- Opening Delimiter -
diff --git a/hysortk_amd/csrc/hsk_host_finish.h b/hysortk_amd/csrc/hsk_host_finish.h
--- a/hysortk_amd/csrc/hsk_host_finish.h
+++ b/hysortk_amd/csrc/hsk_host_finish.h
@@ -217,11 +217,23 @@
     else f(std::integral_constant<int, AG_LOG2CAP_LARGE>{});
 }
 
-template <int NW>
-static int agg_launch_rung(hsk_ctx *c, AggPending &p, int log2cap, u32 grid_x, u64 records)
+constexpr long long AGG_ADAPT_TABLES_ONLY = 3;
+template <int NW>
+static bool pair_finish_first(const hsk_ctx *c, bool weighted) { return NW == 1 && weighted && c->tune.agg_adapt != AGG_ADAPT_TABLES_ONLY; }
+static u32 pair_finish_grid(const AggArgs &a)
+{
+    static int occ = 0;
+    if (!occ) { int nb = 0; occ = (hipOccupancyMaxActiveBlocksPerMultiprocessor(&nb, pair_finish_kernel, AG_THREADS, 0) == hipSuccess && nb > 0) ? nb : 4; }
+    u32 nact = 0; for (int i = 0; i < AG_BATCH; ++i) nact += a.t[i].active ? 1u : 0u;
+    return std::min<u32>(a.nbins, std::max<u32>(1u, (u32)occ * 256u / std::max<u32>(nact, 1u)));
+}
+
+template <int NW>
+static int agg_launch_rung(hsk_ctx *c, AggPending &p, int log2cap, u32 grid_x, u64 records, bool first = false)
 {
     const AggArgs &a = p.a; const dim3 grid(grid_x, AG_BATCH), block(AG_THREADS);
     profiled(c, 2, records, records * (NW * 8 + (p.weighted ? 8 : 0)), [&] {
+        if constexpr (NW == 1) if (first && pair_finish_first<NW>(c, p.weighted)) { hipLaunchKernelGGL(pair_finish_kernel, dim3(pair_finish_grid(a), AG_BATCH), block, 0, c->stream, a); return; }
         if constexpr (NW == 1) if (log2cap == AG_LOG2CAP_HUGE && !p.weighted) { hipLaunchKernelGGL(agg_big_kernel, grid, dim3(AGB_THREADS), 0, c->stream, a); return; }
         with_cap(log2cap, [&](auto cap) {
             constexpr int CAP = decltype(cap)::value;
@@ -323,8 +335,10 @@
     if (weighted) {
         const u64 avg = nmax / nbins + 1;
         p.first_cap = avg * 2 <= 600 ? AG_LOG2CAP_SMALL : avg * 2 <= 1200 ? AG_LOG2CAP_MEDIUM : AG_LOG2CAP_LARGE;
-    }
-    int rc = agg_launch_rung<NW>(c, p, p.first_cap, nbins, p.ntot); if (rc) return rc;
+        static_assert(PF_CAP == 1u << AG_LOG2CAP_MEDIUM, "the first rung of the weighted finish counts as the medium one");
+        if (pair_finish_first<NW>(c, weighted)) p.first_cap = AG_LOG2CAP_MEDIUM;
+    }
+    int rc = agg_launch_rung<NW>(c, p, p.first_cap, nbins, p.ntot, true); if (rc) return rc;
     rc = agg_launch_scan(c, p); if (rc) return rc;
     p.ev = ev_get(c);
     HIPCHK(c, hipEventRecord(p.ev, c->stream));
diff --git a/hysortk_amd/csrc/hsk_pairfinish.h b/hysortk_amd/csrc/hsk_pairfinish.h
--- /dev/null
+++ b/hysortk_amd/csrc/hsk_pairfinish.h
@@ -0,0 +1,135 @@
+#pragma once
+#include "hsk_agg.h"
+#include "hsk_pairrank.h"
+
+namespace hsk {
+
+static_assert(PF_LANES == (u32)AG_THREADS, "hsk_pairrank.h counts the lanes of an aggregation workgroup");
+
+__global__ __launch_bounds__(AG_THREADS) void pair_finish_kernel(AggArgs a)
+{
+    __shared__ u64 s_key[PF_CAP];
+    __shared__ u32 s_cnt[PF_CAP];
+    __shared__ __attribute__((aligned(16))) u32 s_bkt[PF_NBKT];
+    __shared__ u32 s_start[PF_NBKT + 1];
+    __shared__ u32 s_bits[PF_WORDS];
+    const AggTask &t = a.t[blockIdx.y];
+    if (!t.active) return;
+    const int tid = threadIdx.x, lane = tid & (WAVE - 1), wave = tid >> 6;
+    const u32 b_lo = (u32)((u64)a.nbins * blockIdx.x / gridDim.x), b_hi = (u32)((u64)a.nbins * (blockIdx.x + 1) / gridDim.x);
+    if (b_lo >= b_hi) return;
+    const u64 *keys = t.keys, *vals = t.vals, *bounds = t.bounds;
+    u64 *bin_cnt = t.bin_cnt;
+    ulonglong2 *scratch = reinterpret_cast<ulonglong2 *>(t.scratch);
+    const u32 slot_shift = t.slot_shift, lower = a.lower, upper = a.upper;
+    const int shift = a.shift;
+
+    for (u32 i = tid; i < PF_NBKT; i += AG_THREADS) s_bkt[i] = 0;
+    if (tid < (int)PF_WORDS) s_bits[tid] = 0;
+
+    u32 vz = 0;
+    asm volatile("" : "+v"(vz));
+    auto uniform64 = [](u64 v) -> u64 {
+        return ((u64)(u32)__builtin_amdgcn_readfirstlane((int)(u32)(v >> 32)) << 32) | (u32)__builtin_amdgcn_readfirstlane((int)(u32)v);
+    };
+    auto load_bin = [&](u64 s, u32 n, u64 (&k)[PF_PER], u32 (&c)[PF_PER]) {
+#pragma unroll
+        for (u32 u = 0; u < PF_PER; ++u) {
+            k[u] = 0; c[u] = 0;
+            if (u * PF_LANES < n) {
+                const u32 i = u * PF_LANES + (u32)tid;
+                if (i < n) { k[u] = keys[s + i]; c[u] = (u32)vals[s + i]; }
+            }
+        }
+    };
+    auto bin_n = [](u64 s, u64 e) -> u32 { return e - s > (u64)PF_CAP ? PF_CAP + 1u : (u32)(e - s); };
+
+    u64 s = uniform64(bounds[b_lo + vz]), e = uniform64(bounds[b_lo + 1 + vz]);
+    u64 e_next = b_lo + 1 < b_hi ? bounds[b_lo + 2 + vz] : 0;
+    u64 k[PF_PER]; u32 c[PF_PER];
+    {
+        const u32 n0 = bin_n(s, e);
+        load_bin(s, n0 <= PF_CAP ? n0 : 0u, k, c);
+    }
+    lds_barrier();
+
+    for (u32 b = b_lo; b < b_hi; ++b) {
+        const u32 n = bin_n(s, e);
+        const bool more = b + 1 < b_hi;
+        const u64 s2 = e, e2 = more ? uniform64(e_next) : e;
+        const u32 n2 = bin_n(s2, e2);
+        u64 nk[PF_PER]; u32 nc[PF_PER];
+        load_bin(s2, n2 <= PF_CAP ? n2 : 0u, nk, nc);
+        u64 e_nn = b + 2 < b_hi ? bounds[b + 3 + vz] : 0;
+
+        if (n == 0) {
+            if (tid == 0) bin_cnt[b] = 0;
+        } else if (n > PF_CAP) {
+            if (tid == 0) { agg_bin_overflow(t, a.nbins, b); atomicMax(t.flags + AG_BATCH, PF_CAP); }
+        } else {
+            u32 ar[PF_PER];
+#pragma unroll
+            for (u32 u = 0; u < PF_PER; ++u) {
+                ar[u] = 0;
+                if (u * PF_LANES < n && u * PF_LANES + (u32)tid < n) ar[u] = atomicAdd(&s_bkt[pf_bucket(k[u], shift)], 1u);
- Closing Delimiter -
**Try it:** Copy the records above exactly, beginning at the line that contains "shift = a.shift;" and stopping after the line that contains "nk[PF_PER]; u32 nc[PF_PER];".

**Completed task:**
+    const int shift = a.shift;
+
+    for (u32 i = tid; i < PF_NBKT; i += AG_THREADS) s_bkt[i] = 0;
+    if (tid < (int)PF_WORDS) s_bits[tid] = 0;
+
+    u32 vz = 0;
+    asm volatile("" : "+v"(vz));
+    auto uniform64 = [](u64 v) -> u64 {
+        return ((u64)(u32)__builtin_amdgcn_readfirstlane((int)(u32)(v >> 32)) << 32) | (u32)__builtin_amdgcn_readfirstlane((int)(u32)v);
+    };
+    auto load_bin = [&](u64 s, u32 n, u64 (&k)[PF_PER], u32 (&c)[PF_PER]) {
+#pragma unroll
+        for (u32 u = 0; u < PF_PER; ++u) {
+            k[u] = 0; c[u] = 0;
+            if (u * PF_LANES < n) {
+                const u32 i = u * PF_LANES + (u32)tid;
+                if (i < n) { k[u] = keys[s + i]; c[u] = (u32)vals[s + i]; }
+            }
+        }
+    };
+    auto bin_n = [](u64 s, u64 e) -> u32 { return e - s > (u64)PF_CAP ? PF_CAP + 1u : (u32)(e - s); };
+
+    u64 s = uniform64(bounds[b_lo + vz]), e = uniform64(bounds[b_lo + 1 + vz]);
+    u64 e_next = b_lo + 1 < b_hi ? bounds[b_lo + 2 + vz] : 0;
+    u64 k[PF_PER]; u32 c[PF_PER];
+    {
+        const u32 n0 = bin_n(s, e);
+        load_bin(s, n0 <= PF_CAP ? n0 : 0u, k, c);
+    }
+    lds_barrier();
+
+    for (u32 b = b_lo; b < b_hi; ++b) {
+        const u32 n = bin_n(s, e);
+        const bool more = b + 1 < b_hi;
+        const u64 s2 = e, e2 = more ? uniform64(e_next) : e;
+        const u32 n2 = bin_n(s2, e2);
+        u64 nk[PF_PER]; u32 nc[PF_PER];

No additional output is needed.